Start of Data records

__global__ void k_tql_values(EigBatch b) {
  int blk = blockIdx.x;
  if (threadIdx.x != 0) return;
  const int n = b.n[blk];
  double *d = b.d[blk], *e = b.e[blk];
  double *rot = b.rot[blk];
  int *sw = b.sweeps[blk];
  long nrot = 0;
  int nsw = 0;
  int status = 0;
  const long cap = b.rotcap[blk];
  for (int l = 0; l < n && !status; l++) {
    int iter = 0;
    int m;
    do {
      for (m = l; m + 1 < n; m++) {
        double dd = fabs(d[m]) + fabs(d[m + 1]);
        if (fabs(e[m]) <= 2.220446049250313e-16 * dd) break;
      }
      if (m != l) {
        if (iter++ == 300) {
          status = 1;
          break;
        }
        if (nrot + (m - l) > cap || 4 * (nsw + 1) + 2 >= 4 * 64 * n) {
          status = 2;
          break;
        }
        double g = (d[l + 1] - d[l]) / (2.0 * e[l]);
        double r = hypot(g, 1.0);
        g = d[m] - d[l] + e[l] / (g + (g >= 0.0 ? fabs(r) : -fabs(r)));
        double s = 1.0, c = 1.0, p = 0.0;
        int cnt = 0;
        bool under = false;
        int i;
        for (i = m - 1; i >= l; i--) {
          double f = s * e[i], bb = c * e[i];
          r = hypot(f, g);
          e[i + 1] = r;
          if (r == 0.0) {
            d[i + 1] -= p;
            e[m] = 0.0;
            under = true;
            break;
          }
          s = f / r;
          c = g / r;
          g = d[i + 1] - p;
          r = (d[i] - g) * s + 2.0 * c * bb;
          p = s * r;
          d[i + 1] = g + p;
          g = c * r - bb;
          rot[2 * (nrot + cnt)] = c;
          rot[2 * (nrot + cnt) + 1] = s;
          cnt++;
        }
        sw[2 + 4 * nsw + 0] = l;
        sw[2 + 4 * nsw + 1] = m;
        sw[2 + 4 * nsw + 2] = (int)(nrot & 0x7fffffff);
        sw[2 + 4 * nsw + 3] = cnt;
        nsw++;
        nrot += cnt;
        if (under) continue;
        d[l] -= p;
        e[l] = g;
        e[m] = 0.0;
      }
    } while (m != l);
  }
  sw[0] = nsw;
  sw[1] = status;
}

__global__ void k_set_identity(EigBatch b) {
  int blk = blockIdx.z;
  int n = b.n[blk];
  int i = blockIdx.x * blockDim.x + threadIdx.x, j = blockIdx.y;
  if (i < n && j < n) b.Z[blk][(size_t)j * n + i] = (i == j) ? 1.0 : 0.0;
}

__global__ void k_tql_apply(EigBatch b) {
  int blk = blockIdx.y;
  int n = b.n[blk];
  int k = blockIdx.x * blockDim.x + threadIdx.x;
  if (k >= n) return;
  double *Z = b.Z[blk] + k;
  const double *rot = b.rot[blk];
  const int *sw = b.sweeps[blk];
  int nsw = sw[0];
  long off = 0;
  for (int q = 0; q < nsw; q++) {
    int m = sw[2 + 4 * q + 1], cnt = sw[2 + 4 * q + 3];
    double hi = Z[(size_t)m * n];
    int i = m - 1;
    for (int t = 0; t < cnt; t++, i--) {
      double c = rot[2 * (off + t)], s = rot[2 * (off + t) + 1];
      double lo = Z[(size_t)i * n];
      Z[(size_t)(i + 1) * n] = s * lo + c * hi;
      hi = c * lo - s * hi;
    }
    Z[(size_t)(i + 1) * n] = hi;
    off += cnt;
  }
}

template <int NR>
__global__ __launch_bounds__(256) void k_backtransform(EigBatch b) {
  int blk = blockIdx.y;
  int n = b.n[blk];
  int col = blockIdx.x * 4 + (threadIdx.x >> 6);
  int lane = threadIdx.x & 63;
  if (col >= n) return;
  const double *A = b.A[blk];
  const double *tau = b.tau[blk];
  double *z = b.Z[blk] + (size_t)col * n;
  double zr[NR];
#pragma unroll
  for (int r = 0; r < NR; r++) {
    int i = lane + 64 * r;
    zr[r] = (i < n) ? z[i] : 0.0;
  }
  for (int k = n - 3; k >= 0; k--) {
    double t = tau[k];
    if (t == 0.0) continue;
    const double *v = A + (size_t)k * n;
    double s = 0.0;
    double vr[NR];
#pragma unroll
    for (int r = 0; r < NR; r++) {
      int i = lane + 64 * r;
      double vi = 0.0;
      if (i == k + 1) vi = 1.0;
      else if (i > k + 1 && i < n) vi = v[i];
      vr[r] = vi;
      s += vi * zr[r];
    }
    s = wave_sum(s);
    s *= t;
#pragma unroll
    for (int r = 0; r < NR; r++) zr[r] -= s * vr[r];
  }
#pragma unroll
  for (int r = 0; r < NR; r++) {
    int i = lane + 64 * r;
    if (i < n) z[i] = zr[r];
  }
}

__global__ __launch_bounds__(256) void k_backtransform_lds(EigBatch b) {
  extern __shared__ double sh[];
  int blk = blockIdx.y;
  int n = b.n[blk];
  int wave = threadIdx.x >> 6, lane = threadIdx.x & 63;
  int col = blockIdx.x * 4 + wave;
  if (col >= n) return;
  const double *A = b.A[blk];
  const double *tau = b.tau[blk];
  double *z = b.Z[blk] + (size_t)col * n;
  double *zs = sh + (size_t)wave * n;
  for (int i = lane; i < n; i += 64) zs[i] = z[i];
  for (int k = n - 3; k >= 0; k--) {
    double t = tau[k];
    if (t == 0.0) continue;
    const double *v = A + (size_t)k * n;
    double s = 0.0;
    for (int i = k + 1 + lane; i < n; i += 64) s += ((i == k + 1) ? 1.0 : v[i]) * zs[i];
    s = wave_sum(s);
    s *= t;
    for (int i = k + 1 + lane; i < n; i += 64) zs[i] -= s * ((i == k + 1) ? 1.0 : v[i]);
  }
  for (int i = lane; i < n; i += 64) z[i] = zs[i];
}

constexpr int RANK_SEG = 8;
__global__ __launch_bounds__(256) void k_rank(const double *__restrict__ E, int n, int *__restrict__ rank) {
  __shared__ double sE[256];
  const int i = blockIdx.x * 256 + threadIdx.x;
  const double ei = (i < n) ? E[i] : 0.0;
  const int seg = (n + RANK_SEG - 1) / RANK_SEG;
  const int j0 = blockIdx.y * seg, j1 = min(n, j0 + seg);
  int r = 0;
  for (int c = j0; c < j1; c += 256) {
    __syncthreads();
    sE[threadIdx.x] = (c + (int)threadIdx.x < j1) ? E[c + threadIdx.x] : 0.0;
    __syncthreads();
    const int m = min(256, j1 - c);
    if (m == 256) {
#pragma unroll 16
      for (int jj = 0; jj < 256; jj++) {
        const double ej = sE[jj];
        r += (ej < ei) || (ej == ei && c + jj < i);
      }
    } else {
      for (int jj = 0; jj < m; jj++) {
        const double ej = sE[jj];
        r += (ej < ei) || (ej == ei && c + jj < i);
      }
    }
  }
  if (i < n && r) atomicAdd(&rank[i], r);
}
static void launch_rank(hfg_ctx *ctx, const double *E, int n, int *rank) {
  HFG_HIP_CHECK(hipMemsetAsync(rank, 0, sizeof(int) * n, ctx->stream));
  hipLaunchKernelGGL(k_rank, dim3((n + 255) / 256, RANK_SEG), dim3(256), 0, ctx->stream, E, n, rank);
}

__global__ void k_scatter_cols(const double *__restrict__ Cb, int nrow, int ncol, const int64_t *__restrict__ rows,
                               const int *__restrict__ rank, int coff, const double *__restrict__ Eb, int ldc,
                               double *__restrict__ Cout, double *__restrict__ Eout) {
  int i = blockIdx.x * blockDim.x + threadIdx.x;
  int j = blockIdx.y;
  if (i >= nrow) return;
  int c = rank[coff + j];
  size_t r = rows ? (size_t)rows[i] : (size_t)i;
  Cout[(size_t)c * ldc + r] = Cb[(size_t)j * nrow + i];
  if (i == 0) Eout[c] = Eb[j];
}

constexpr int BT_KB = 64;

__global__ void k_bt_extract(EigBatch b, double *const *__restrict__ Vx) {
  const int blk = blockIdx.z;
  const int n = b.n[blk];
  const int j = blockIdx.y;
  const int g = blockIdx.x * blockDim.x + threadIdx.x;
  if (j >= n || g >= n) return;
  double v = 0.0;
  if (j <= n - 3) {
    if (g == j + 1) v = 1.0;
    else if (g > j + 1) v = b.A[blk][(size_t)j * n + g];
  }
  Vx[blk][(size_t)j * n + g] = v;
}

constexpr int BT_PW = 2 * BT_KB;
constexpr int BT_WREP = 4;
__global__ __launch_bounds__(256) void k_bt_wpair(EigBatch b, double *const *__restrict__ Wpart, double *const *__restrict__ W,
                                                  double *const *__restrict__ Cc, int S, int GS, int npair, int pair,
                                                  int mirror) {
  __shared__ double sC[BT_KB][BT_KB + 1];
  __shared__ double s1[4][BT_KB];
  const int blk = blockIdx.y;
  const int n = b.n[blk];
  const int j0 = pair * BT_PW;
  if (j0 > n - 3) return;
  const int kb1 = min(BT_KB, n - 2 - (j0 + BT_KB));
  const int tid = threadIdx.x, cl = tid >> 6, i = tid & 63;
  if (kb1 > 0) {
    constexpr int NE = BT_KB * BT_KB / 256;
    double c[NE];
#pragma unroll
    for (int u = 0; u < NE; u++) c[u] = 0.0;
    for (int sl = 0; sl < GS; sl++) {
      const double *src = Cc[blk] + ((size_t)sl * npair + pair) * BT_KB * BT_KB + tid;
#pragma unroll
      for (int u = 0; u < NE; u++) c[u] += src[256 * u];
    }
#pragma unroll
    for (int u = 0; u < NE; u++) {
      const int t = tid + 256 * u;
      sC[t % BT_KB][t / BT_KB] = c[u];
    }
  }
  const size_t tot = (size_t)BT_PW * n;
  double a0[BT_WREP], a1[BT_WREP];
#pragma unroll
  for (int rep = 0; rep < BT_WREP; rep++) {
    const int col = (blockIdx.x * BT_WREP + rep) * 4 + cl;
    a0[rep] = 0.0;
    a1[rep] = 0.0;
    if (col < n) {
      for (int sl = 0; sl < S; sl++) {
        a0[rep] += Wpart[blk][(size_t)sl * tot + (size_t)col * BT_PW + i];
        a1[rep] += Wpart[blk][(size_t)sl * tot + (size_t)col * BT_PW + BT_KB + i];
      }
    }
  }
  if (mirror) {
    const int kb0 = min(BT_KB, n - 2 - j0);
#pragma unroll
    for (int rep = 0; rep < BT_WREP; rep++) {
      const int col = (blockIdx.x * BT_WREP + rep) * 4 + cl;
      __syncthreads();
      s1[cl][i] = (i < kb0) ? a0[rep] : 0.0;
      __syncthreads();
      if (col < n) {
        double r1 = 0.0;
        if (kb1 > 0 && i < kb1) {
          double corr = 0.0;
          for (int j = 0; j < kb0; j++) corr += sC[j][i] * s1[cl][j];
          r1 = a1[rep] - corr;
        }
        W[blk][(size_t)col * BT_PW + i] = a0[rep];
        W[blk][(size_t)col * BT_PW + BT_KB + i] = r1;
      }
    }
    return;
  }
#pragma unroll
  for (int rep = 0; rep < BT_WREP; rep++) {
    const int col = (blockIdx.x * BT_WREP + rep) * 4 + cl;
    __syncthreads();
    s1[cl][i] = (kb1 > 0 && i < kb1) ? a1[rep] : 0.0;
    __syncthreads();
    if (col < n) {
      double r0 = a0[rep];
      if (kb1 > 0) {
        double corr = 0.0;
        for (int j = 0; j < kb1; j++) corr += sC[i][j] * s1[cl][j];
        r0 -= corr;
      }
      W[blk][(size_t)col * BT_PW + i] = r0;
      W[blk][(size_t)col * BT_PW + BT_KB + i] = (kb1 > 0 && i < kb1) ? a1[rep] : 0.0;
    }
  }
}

End of Data records

Task instructions: Give the count of lines in the records that contain "under", and no other text.

Exercise response: 3